*Given records*:
constexpr int M2ReadAhead = 6;
constexpr int M2PiecesA = 3;
constexpr int M2Issue0 = 1;
constexpr int M2IssueStep = 3;
constexpr int M2IssueStepB = 2;
__global__ __launch_bounds__(512, 2) void mlp2_kernel(__bf16* __restrict__ X, const uint8_t* __restrict__ Wm,
                                                      const float* __restrict__ b1f, const float* __restrict__ b2f,
                                                      int M, int n_chunks, int n_tiles, float eps,
                                                      const uint16_t* __restrict__ gelu_tab) {
  __shared__ __attribute__((aligned(1024))) uint8_t lds[M2Lds];
  const int tid = threadIdx.x, lane = tid & 63;
  const int wave = __builtin_amdgcn_readfirstlane(tid >> 6);
  const bool roleB = wave >= 4;
  const int pairw = wave & 3;
  const int r = lane & 31, h = lane >> 5;
  const int G = gridDim.x, bid = blockIdx.x;
  const int my_tiles = bid < n_tiles ? (n_tiles - bid + G - 1) / G : 0;
  const int n = my_tiles * n_chunks;
  if (n <= 0) return;

  float* const b1_l = (float*)(lds + M2OffB1);
  float* const b2_l = (float*)(lds + M2OffB2);
  uint8_t* const gt_l = lds + M2OffGt;
  for (int i = tid; i < n_chunks * 32; i += 512) b1_l[i] = b1f[i];
  for (int i = tid; i < XK; i += 512) b2_l[i] = b2f[i];
  for (int i = tid; i < kGtBytes / 4; i += 512) ((uint32_t*)gt_l)[i] = ((const uint32_t*)gelu_tab)[i];

  const uint32_t lds0 = vc::lds_addr(&lds[0]);
  const uint32_t lane_off = (uint32_t)lane * 16u;
  constexpr int NA = M2PiecesA, NB = 12 - NA;
  auto issue_piece = [&](int c1, int c2, int slot, int i) {
    const int role = wave >> 2, q = wave & 3;
    if (i >= (role ? NB : NA)) return;
    const int id = role ? 4 * NA + q * NB + i : q * NA + i;
    const int half = id >= 24, idx = id - 24 * half;
    const int c = half ? c2 : c1;
    const uint8_t* sbase = Wm + (size_t)c * MStage + (size_t)half * XStage + (size_t)idx * 1024;
    const uint32_t dst = lds0 + (uint32_t)slot * MStage + (uint32_t)half * XStage + (uint32_t)idx * 1024u;
    vc::lds_dma16(sbase, lane_off, dst);
  };
  auto issue = [&](int c1, int c2, int slot) {
#pragma unroll
    for (int i = 0; i < (NA > NB ? NA : NB); ++i) issue_piece(c1, c2, slot, i);
  };
  typedef __bf16 v2bf __attribute__((ext_vector_type(2)));
  typedef float v2f __attribute__((ext_vector_type(2)));

  int chunk = 0, slot = 0, tile = bid;
  auto chunk_of = [&](int j) { return j % n_chunks; };
  auto issue_stage = [&](int j, int slot_) {
    const int c1 = chunk_of(min(max(j, 0), n - 1)), c2 = chunk_of(min(max(j - 2, 0), n - 1));
    issue(c1, c2, slot_);
  };
  issue_stage(0, 0);
  if (!roleB) {
    v8bf xf[XKS];
    uint8_t* const tp = lds + M2OffTrA + pairw * XChunk;
    const int prow = lane >> 3;
    v16f hprev;
    uint32_t pb[8], gq[8], gres[8], gbad = 0;
    auto gelu_slice = [&](int sl, int parity) {
      if (sl < 4) {
        const int g = sl;
        const v2bf lo = {(__bf16)hprev[4 * g], (__bf16)hprev[4 * g + 1]}, hi = {(__bf16)hprev[4 * g + 2], (__bf16)hprev[4 * g + 3]};
        pb[2 * g] = *(const uint32_t*)&lo;
        pb[2 * g + 1] = *(const uint32_t*)&hi;
        if (sl == 0) gbad = 0;
      }
      if (sl >= 4 && sl < 12) {
        const int qd = sl - 4;
        const uint32_t b0 = pb[qd] & 0xffffu, b1 = pb[qd] >> 16;
        const uint32_t k0 = (b0 & 0x7fffu) - kGtLo, k1 = (b1 & 0x7fffu) - kGtLo;
        gbad = max(gbad, max(k0, k1));
        gq[2 * (qd & 3)] = *(const uint16_t*)(gt_l + min(k0, kGtN - 1) * 4 + ((b0 >> 15) << 1));
        gq[2 * (qd & 3) + 1] = *(const uint16_t*)(gt_l + min(k1, kGtN - 1) * 4 + ((b1 >> 15) << 1));
      }
      if (sl >= 7 && sl < 15) {
        const int qd = sl - 7;
        gres[qd] = gq[2 * (qd & 3)] | (gq[2 * (qd & 3) + 1] << 16);
      }
      if (sl == 15) {
        if (__any(gbad >= kGtN)) {
#pragma unroll
          for (int qd = 0; qd < 8; ++qd) {
            const v2f_t y = gelu_erf2((v2f_t){__uint_as_float(pb[qd] << 16), __uint_as_float(pb[qd] & 0xffff0000u)});
            const v2bf o = {(__bf16)y[0], (__bf16)y[1]};
            gres[qd] = *(const uint32_t*)&o;
          }
        }
      }
      if (sl == 16) {
        uint8_t* const gb = lds + M2OffG + (parity * 4 + pairw) * 2048 + lane * 16;
        *(v4u*)gb = (v4u){gres[0], gres[1], gres[2], gres[3]};
        *(v4u*)(gb + 1024) = (v4u){gres[4], gres[5], gres[6], gres[7]};
      }
    };
    for (int i = 0; i <= n + 1; ++i) {
      asm volatile("s_waitcnt vmcnt(0)" ::: "memory");
      asm volatile("s_waitcnt lgkmcnt(0)\n\ts_barrier" ::: "memory");
      const bool do_issue = i <= n;
      const int nc1 = chunk_of(min(max(i + 1, 0), n - 1)), nc2 = chunk_of(min(max(i - 1, 0), n - 1));
      if (do_issue && !(i < n && i > 0)) issue_stage(i + 1, slot ^ 1);
      if (i < n) {
        if (chunk == 0) {
          const int m0w = tile * 128 + pairw * 32;
#pragma unroll
          for (int p = 0; p < 4; ++p) {
            const int m = min(m0w + 8 * p + prow, M - 1);
            const uint8_t* src = (const uint8_t*)X + (size_t)m * (XK * 2) + (lane & 7) * 16;
#pragma unroll
            for (int c = 0; c < XK / 64; ++c) *(v4u*)&xf[4 * c + p] = *(const v4u*)(src + c * 128);
          }
          const int fsw = (r >> 1) & 7;
#pragma unroll
          for (int c = 0; c < XK / 64; ++c) {
#pragma unroll
            for (int p = 0; p < 4; ++p) {
              const int row = 8 * p + prow;
              *(v4u*)(tp + row * 128 + (((lane & 7) ^ ((row >> 1) & 7)) << 4)) = *(const v4u*)&xf[4 * c + p];
            }
#pragma unroll
            for (int k4 = 0; k4 < 4; ++k4)
              xf[4 * c + k4] = *(const v8bf*)(tp + r * 128 + (((2 * k4 + h) ^ fsw) << 4));
          }
          auto expand = [](uint32_t u) { return (v2f){__uint_as_float(u << 16), __uint_as_float(u & 0xffff0000u)}; };
          v2f s2 = {0.f, 0.f};
#pragma unroll
          for (int ks = 0; ks < XKS; ++ks) {
            const v4u u = *(const v4u*)&xf[ks];
#pragma unroll
            for (int j = 0; j < 4; ++j) s2 += expand(u[j]);
          }
          float sum = s2[0] + s2[1];
          sum += __shfl_xor(sum, 32);
          const float mean = sum * (1.0f / XK);
          const v2f mean2 = {mean, mean};
#pragma unroll
          for (int ks = 0; ks < XKS; ++ks) asm volatile("" : "+v"(xf[ks]));
          v2f q2 = {0.f, 0.f};
#pragma unroll
          for (int ks = 0; ks < XKS; ++ks) {
            const v4u u = *(const v4u*)&xf[ks];
#pragma unroll
            for (int j = 0; j < 4; ++j) { const v2f d = expand(u[j]) - mean2; q2 = __builtin_elementwise_fma(d, d, q2); }
          }
          float q = q2[0] + q2[1];
          q += __shfl_xor(q, 32);
          const float rstd = __builtin_amdgcn_rsqf(q * (1.0f / XK) + eps);
          const v2f rstd2 = {rstd, rstd};
#pragma unroll
          for (int ks = 0; ks < XKS; ++ks) asm volatile("" : "+v"(xf[ks]));
#pragma unroll
          for (int ks = 0; ks < XKS; ++ks) {
            const v4u u = *(const v4u*)&xf[ks];
#pragma unroll
            for (int j = 0; j < 4; ++j) {
              const v2f y = (expand(u[j]) - mean2) * rstd2;
              xf[ks][2 * j] = (__bf16)y[0];
              xf[ks][2 * j + 1] = (__bf16)y[1];
            }
          }
        }
        const uint8_t* st = lds + slot * MStage + lane * 16;
        v16f hacc;
        {
          const float* bl = b1_l + chunk * 32 + 4 * h;
#pragma unroll
          for (int g = 0; g < 4; ++g) {
            const v4f bv = *(const v4f*)(bl + 8 * g);
#pragma unroll
            for (int j = 0; j < 4; ++j) hacc[4 * g + j] = bv[j];
          }
        }
        {
          constexpr int RD = M2ReadAhead;
          v8bf wf[XKS];
#pragma unroll
          for (int ks = 0; ks < RD; ++ks) wf[ks] = *(const v8bf*)(st + ks * 1024);
          __builtin_amdgcn_sched_barrier(0);
          __builtin_amdgcn_s_setprio(1);
          if (i > 0) {
#pragma unroll
            for (int ks = 0; ks < XKS; ++ks) {
              hacc = __builtin_amdgcn_mfma_f32_32x32x16_bf16(wf[ks], xf[ks], hacc, 0, 0, 0);
              if (ks + RD < XKS) wf[ks + RD] = *(const v8bf*)(st + (ks + RD) * 1024);
              gelu_slice(ks, (i - 1) & 1);
              if (ks >= M2Issue0 && ks < M2Issue0 + NA * M2IssueStep && (ks - M2Issue0) % M2IssueStep == 0 && do_issue)
                issue_piece(nc1, nc2, slot ^ 1, (ks - M2Issue0) / M2IssueStep);
              __builtin_amdgcn_sched_barrier(0);
            }
          } else {
#pragma unroll
            for (int ks = 0; ks < XKS; ++ks) {
              hacc = __builtin_amdgcn_mfma_f32_32x32x16_bf16(wf[ks], xf[ks], hacc, 0, 0, 0);
              if (ks + RD < XKS) wf[ks + RD] = *(const v8bf*)(st + (ks + RD) * 1024);
              __builtin_amdgcn_sched_barrier(0);
            }
          }
        }
        __builtin_amdgcn_s_setprio(0);
        hprev = hacc;
        if (++chunk == n_chunks) { chunk = 0; tile += G; }
      } else if (i == n) {
#pragma unroll
        for (int sl = 0; sl < XKS; ++sl) gelu_slice(sl, (i - 1) & 1);
      }
      slot ^= 1;
    }
  } else {
    v16f oacc[12];
    const __amdgpu_buffer_rsrc_t out_rs = __builtin_amdgcn_make_buffer_rsrc(X, 0, (int)((size_t)M * XK * 2), 0x00020000);
    const int crow = lane >> 2, cch = lane & 3;
    const int rsw = (r >> 2) & 3;
    uint8_t* const tr_out = lds + M2OffTrB + pairw * XChunk;
    uint8_t* const tr_res = tr_out + 2048;
    int pchunk = 0;
    for (int i = 0; i <= n + 1; ++i) {
      asm volatile("s_waitcnt vmcnt(0)" ::: "memory");
      asm volatile("s_waitcnt lgkmcnt(0)\n\ts_barrier" ::: "memory");
      const bool do_issue = i <= n;
      const int nc1 = chunk_of(min(max(i + 1, 0), n - 1)), nc2 = chunk_of(min(max(i - 1, 0), n - 1));
      if (i >= 2) {
        if (pchunk == 0) {
#pragma unroll
          for (int ob = 0; ob < 12; ++ob)
#pragma unroll
            for (int j = 0; j < 16; ++j) oacc[ob][j] = 0.f;
        }
        const uint8_t* gb = lds + M2OffG + ((i & 1) * 4 + pairw) * 2048 + lane * 16;
        const v8bf g_s0 = *(const v8bf*)gb, g_s1 = *(const v8bf*)(gb + 1024);
        const uint8_t* st2 = lds + slot * MStage + XStage + lane * 16;
        {
          constexpr int RD = M2ReadAhead;
          v8bf wf[24];
#pragma unroll
          for (int q = 0; q < RD; ++q) wf[q] = *(const v8bf*)(st2 + q * 1024);
#pragma unroll
          for (int q = 0; q < 24; ++q) {
            oacc[q >> 1] = __builtin_amdgcn_mfma_f32_32x32x16_bf16(wf[q], (q & 1) ? g_s1 : g_s0, oacc[q >> 1], 0, 0, 0);
            if (q + RD < 24) wf[q + RD] = *(const v8bf*)(st2 + (q + RD) * 1024);
            constexpr int BSTEP = NB <= 6 ? M2IssueStep : M2IssueStepB;
            if (q >= M2Issue0 && q < M2Issue0 + NB * BSTEP && (q - M2Issue0) % BSTEP == 0 && do_issue)
              issue_piece(nc1, nc2, slot ^ 1, (q - M2Issue0) / BSTEP);
          }
        }
        if (pchunk == n_chunks - 1) {
          const int m0w = tile * 128 + pairw * 32;
#pragma unroll 1
          for (int ob = 0; ob < 12; ++ob) {
            v4u resq[2];
#pragma unroll
            for (int q = 0; q < 2; ++q)
              resq[q] = *(const v4u*)(X + (size_t)min(m0w + crow + 16 * q, M - 1) * XK + ob * 32 + cch * 8);
#pragma unroll
            for (int q = 0; q < 2; ++q) {
              const int row = crow + 16 * q;
              *(v4u*)(tr_res + row * 64 + ((cch ^ ((row >> 2) & 3)) << 4)) = resq[q];
            }
            v16f oa;
            switch (ob) {
#define VC_OB(k) case k: oa = oacc[k]; break;
              VC_OB(0) VC_OB(1) VC_OB(2) VC_OB(3) VC_OB(4) VC_OB(5) VC_OB(6) VC_OB(7) VC_OB(8) VC_OB(9) VC_OB(10)
              default: oa = oacc[11]; break;
#undef VC_OB
            }
            uint32_t ep[8];
#pragma unroll
            for (int g = 0; g < 4; ++g) {
              const v4bf rv = *(const v4bf*)(tr_res + r * 64 + ((g ^ rsw) << 4) + 8 * h);
              const v4f bv = *(const v4f*)(b2_l + ob * 32 + 8 * g + 4 * h);
              float v[4];
#pragma unroll
              for (int j = 0; j < 4; ++j) v[j] = oa[4 * g + j] + bv[j] + (float)rv[j];
              const v2bf lo = {(__bf16)v[0], (__bf16)v[1]}, hi = {(__bf16)v[2], (__bf16)v[3]};
              ep[2 * g] = *(const uint32_t*)&lo;
              ep[2 * g + 1] = *(const uint32_t*)&hi;
            }
#pragma unroll
            for (int k = 0; k < 4; ++k) {
              const auto sw = __builtin_amdgcn_permlane32_swap(ep[k], ep[k + 4], false, false);
              ep[k] = sw[0];
              ep[k + 4] = sw[1];
            }
            *(v4u*)(tr_out + r * 64 + (((2 * h) ^ rsw) << 4)) = (v4u){ep[0], ep[1], ep[4], ep[5]};
            *(v4u*)(tr_out + r * 64 + (((2 * h + 1) ^ rsw) << 4)) = (v4u){ep[2], ep[3], ep[6], ep[7]};
#pragma unroll
            for (int q = 0; q < 2; ++q) {
              const int row = crow + 16 * q;
              const v4u o = *(const v4u*)(tr_out + row * 64 + ((cch ^ ((row >> 2) & 3)) << 4));
              __builtin_amdgcn_raw_buffer_store_b128(o, out_rs, (int)(((size_t)(m0w + row) * XK + ob * 32 + cch * 8) * 2), 0, 0);
            }
          }
          tile += G;
        }
        if (++pchunk == n_chunks) pchunk = 0;
      }
      if (do_issue && i < 2) issue_stage(i + 1, slot ^ 1);
      slot ^= 1;
    }
  }
}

*The task*:
Quote verbatim the line containing "for (int j = 0; j < 4; ++j) v[j]" and every line after it through the end of the records above.

*Answer to this exercise*:
              for (int j = 0; j < 4; ++j) v[j] = oa[4 * g + j] + bv[j] + (float)rv[j];
              const v2bf lo = {(__bf16)v[0], (__bf16)v[1]}, hi = {(__bf16)v[2], (__bf16)v[3]};
              ep[2 * g] = *(const uint32_t*)&lo;
              ep[2 * g + 1] = *(const uint32_t*)&hi;
            }
#pragma unroll
            for (int k = 0; k < 4; ++k) {
              const auto sw = __builtin_amdgcn_permlane32_swap(ep[k], ep[k + 4], false, false);
              ep[k] = sw[0];
              ep[k + 4] = sw[1];
            }
            *(v4u*)(tr_out + r * 64 + (((2 * h) ^ rsw) << 4)) = (v4u){ep[0], ep[1], ep[4], ep[5]};
            *(v4u*)(tr_out + r * 64 + (((2 * h + 1) ^ rsw) << 4)) = (v4u){ep[2], ep[3], ep[6], ep[7]};
#pragma unroll
            for (int q = 0; q < 2; ++q) {
              const int row = crow + 16 * q;
              const v4u o = *(const v4u*)(tr_out + row * 64 + ((cch ^ ((row >> 2) & 3)) << 4));
              __builtin_amdgcn_raw_buffer_store_b128(o, out_rs, (int)(((size_t)(m0w + row) * XK + ob * 32 + cch * 8) * 2), 0, 0);
            }
          }
          tile += G;
        }
        if (++pchunk == n_chunks) pchunk = 0;
      }
      if (do_issue && i < 2) issue_stage(i + 1, slot ^ 1);
      slot ^= 1;
    }
  }
}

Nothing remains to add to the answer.